Staring into a television screen at someone else's eye staring back turns out to be more than a sublime visual experience. "The Body Human: The Magic Sense," latest in a series of Tomorrow Entertainment medical specials, may be the best and most enthralling one yet.
Most CBS stations showed it last night, but in Washington, Channel 9 delayed it until tonight at 8 because of previous scheduling commitments. While applying a word like "magic" to a human organ, even the eye, may come across as excessively show-bizzy, there are enough amazing and eye-popping sights in this hour to justify hyperbole.
The eeriest and yet most moving of these is a 40-day-old fetus in a womb instinctively shielding its eyes from the light of the tiny intruding camera being used to photograph it.
The creators of the program -- who also did NBC's "Lifeline" series last season -- make certain to humanize the report by attaching bodies to the eyes in question. There are nonfiction vignettes about people whose sight was lost or threatened and how surgeons attempted to correct the problem. To the producers' credit, they include one case study -- Patrick, 15, who suffered a torn retina in a hockey game -- in which the operation is not a success.
But with the others, we are there to share moments of triumph.
A diabetic who lost his sight to cataracts has his vision restored after more than a year in the dark. Now he can see his baby boy for the first time -- and does, in a sequence that gives new meaning to the phrase "not a dry eye in the house."
The wonders of vision are demonstrated through various forms of computerized photography and such highly visual acts as hitting a baseball, visiting an amusement park at night, or landing an airplane.
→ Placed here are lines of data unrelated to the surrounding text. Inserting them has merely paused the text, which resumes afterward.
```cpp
int upload_pointmap(dmx_ctx* ctx, dmx_pointmap* pm) {
    PointMapHost& h = *pm->host;
    if (!h.lines_blocked()) h.block_lines();
    if (pm->uploaded_version == pm->version && pm->uploaded_for == ctx->device) return DMX_OK;
    if (pm->uploaded_for >= 0 && pm->uploaded_for != ctx->device) {
        pm->d_cellw.reset(); pm->d_segs.reset(); pm->d_node_cell.reset(); pm->d_cell_node.reset();
        pm->d_node_flags.reset(); pm->d_seed_tiles.reset(); pm->d_nonexp_tiles.reset();
        pm->uploaded_for = -1;
    }
    const int64_t C = h.cells();
    std::vector<uint32_t> cellw((size_t)C);
    const auto& st = h.state();
    const auto& off = h.seg_off();
    pm->node_cell.clear();
    std::vector<int32_t> cell_node((size_t)C, -1);
    std::vector<uint8_t> flags;
    for (int64_t c = 0; c < C; c++) {
        const int32_t n = off[c + 1] - off[c];
        if (n > 127) return fail(DMX_ERR_UNSUPPORTED, "more than 127 occluder pieces in one grid cell");
        if ((int64_t)off[c] >= (1 << 24)) return fail(DMX_ERR_UNSUPPORTED, "more than 16M occluder pieces");
        const bool filled = st[c] & CELL_FILLED;
        cellw[c] = pack_cell(filled, (uint32_t)n, (uint32_t)off[c]);
        if (filled) {
            cell_node[c] = (int32_t)pm->node_cell.size();
            pm->node_cell.push_back((int32_t)c);
            flags.push_back((st[c] & CELL_CONTEXTFILLED) ? 1 : 0);
        }
    }
    pm->nnodes = (int64_t)pm->node_cell.size();
    clean_distance(h, cellw);
    const int tw = (h.cols() + 7) / 8, th = (h.rows() + 7) / 8;
    std::vector<unsigned long long> seed((size_t)tw * th, ~0ull), nonexp((size_t)tw * th, 0ull);
    for (int x = 0; x < h.cols(); x++)
        for (int y = 0; y < h.rows(); y++) {
            const int32_t sv = st[h.index(x, y)];
            const unsigned long long bit = 1ull << ((y & 7) * 8 + (x & 7));
            if (sv & CELL_FILLED) seed[(size_t)(y >> 3) * tw + (x >> 3)] &= ~bit;
            if ((sv & CELL_CONTEXTFILLED) && !((x % 2) == 0 && (y % 2) == 0)) nonexp[(size_t)(y >> 3) * tw + (x >> 3)] |= bit;
        }
    HIPCHK(hipSetDevice(ctx->device));
    HIPCHK(pm->d_cellw.alloc(C));
    HIPCHK(pm->d_segs.alloc(std::max<size_t>(h.segs().size(), 4)));
    HIPCHK(pm->d_node_cell.alloc(std::max<int64_t>(pm->nnodes, 1)));
    HIPCHK(pm->d_cell_node.alloc(C));
    HIPCHK(pm->d_node_flags.alloc(std::max<int64_t>(pm->nnodes, 1)));
    HIPCHK(pm->d_seed_tiles.alloc(seed.size()));
    HIPCHK(pm->d_nonexp_tiles.alloc(nonexp.size()));
    HIPCHK(hipMemcpyAsync(pm->d_nonexp_tiles.p, nonexp.data(), nonexp.size() * 8, hipMemcpyHostToDevice, ctx->stream));
    HIPCHK(hipMemcpyAsync(pm->d_cellw.p, cellw.data(), C * 4, hipMemcpyHostToDevice, ctx->stream));
    if (!h.segs().empty())
        HIPCHK(hipMemcpyAsync(pm->d_segs.p, h.segs().data(), h.segs().size() * 8, hipMemcpyHostToDevice, ctx->stream));
    if (pm->nnodes) {
        HIPCHK(hipMemcpyAsync(pm->d_node_cell.p, pm->node_cell.data(), pm->nnodes * 4, hipMemcpyHostToDevice, ctx->stream));
        HIPCHK(hipMemcpyAsync(pm->d_node_flags.p, flags.data(), pm->nnodes, hipMemcpyHostToDevice, ctx->stream));
    }
    HIPCHK(hipMemcpyAsync(pm->d_cell_node.p, cell_node.data(), C * 4, hipMemcpyHostToDevice, ctx->stream));
    HIPCHK(hipMemcpyAsync(pm->d_seed_tiles.p, seed.data(), seed.size() * 8, hipMemcpyHostToDevice, ctx->stream));
    HIPCHK(hipStreamSynchronize(ctx->stream));
    pm->uploaded_version = pm->version;
    pm->uploaded_for = ctx->device;
    return DMX_OK;
}

// ... 213 lines not shown
```

### depthmapx_amd/csrc/kernels/makegraph.hip

```cpp
#include "common.hpp"
#include "span.hpp"


namespace dmx {

#ifndef MK_PFIND
#define MK_PFIND 1
#endif
#ifndef MK_SPAN_CB
#define MK_SPAN_CB 0
#endif
#ifndef MK_SPAN_GSKIP
#define MK_SPAN_GSKIP 1
#endif
#ifndef MK_WFRED
#define MK_WFRED 0
#endif
#ifndef MK_SPAN_RCP
#define MK_SPAN_RCP 0
#endif
#ifndef MK_SPAN_LSUM
#define MK_SPAN_LSUM 1
#endif
constexpr int MK_GCAP0 = 16, MK_BCAP0 = 32;
constexpr int MK_SPAN_MIN = 4;
constexpr int MK_OPEN_LDS = 1024;
constexpr int64_t MK_CAPACITY_TAG = 1ll << 62, MK_NODE_MASK = MK_CAPACITY_TAG - 1;
constexpr uint32_t MK_OPEN_ADJ = 0x80000000u;
constexpr int MK_REC_SHALLOW = 58, MK_REC_DEEP = 59;
constexpr int16_t MK_RUN_FLAG = 0x4000;

struct MakeGraphParams {
    int cols, rows;
    double spacing, blx, bly;
    double maxdist;
    const uint32_t* cellw;
    double sqrt_err;
    const double* segs;
    const int32_t* node_cell;
    int64_t node_begin, node_end;
    int* work_counter;
    DmxCtl* ctl;
    unsigned long long* pool_cursor;
    int64_t pool_capacity;
    Run* pool;
    int64_t* node_run_start;
    int32_t* bin_nruns;
    uint16_t* bin_count;
    float* bin_dist;
    float* attrs;
    unsigned long long* stageA;
    Run* stageB;
    uint32_t* prefix;
    uint32_t* runcnt;
    int capA, capB;
    int gcap, bcap;
    double2* bspill;
    int* bspill_flag;
    int spill_cap;
    int dmax;
    int* error;
    unsigned long long* stats;
    const int64_t* node_list;
    int64_t list_n;
    int64_t* fail_list;
    int* fail_count;
    int profile;
    int exact_moments;
    uint32_t* src_work;
    uint32_t* openh;
    int openh_n;
    const unsigned long long* sym_prefix;
    unsigned long long* sym_diff;
    unsigned long long* sym_ho;
    int spans;
};

#define MK_T(i)                                                           \
    if (PROF) {                                                           \
        const unsigned long long n_ = __builtin_amdgcn_s_memtime();       \
        cyc[i] += n_ - tmark;                                             \
        tmark = n_;                                                       \
    }

__constant__ int c_sector_base[8] = {13, 1, 17, 29, 21, 25, 9, 5};
__constant__ int c_axis_bin[8] = {16, 0, -1, -1, -1, 24, 8, -1};
__constant__ int c_diag_bin[8] = {12, 4, 20, 28, -1, -1, -1, -1};
__constant__ int c_row_asc[8] = {1, 1, 0, 0, 0, 1, 0, 1};
__constant__ int c_d_asc[8] = {0, 1, 0, 1, 0, 0, 1, 1};
__constant__ int c_axis_low[8] = {0, 1, 0, 0, 0, 1, 1, 0};
__constant__ int c_diag_low[8] = {1, 0, 0, 1, 0, 0, 0, 0};
__constant__ int c_seg_order[8] = {1, 7, 6, 0, 2, 4, 5, 3};

__device__ __forceinline__ void octant_cell(int q, int cx, int cy, int depth, int ind, int& hx, int& hy) {
    int x = (q >= 4 ? ind : depth);
    int y = (q >= 4 ? depth : ind);
    hx = (short)(cx + ((q & 1) ? x : -x));
    hy = (short)(cy + ((q <= 1 || q >= 6) ? y : -y));
}
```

And a Staten Island man named Jeremiah, who lost his sight in a mugging six years ago, shows how one can function with no other vision than the memory stored in what he aptly calls "the mind's eye."
Occasionally the director, Alfred R. Kelman, and the writers -- Dr. Robert E. Fuisz and Hank Whittemore -- get carried away with the melodramatic potential of their true-life material. A shot of the blind, diabetic father attempting to feed his son and smearing mush all over the poor kid's face seems both cruel and horribly comic. We know these shots had to be set up in advance and wonder how many takes the toddler had to go through before the photographers got just the mess they wanted.
Glorification of the almighty surgeon is kept to a minimum, though words like "harrowing" and "daring" are still employed to describe one operation.
However, since merely watching footage of the operation may be harrowing and require a degree of daring for some viewers (although it is not overly detailed or gory), perhaps the florid language is appropriate. The narrator, Alexander Scourby, is able to give dignity even to such purple burbles as, "Only an indomitable spirit keeps alive a distant impossible dream."
The overly insistent script is a reminder that there are still relatively few people creating television programs of any kind who truly trust the visual -- not even when the program is about vision itself. The best and most affecting touches in "The Magic Sense" are sights, not sounds -- a 13-month-old baby whose eyes were uncrossed by surgery and who now smiles up at his parents, or a shot of those parents waiting at the hospital as surgery on their son continues.
Despite the occasional fits of excess, "The Magic Sense" really is among the very best kinds of television. It is something to see.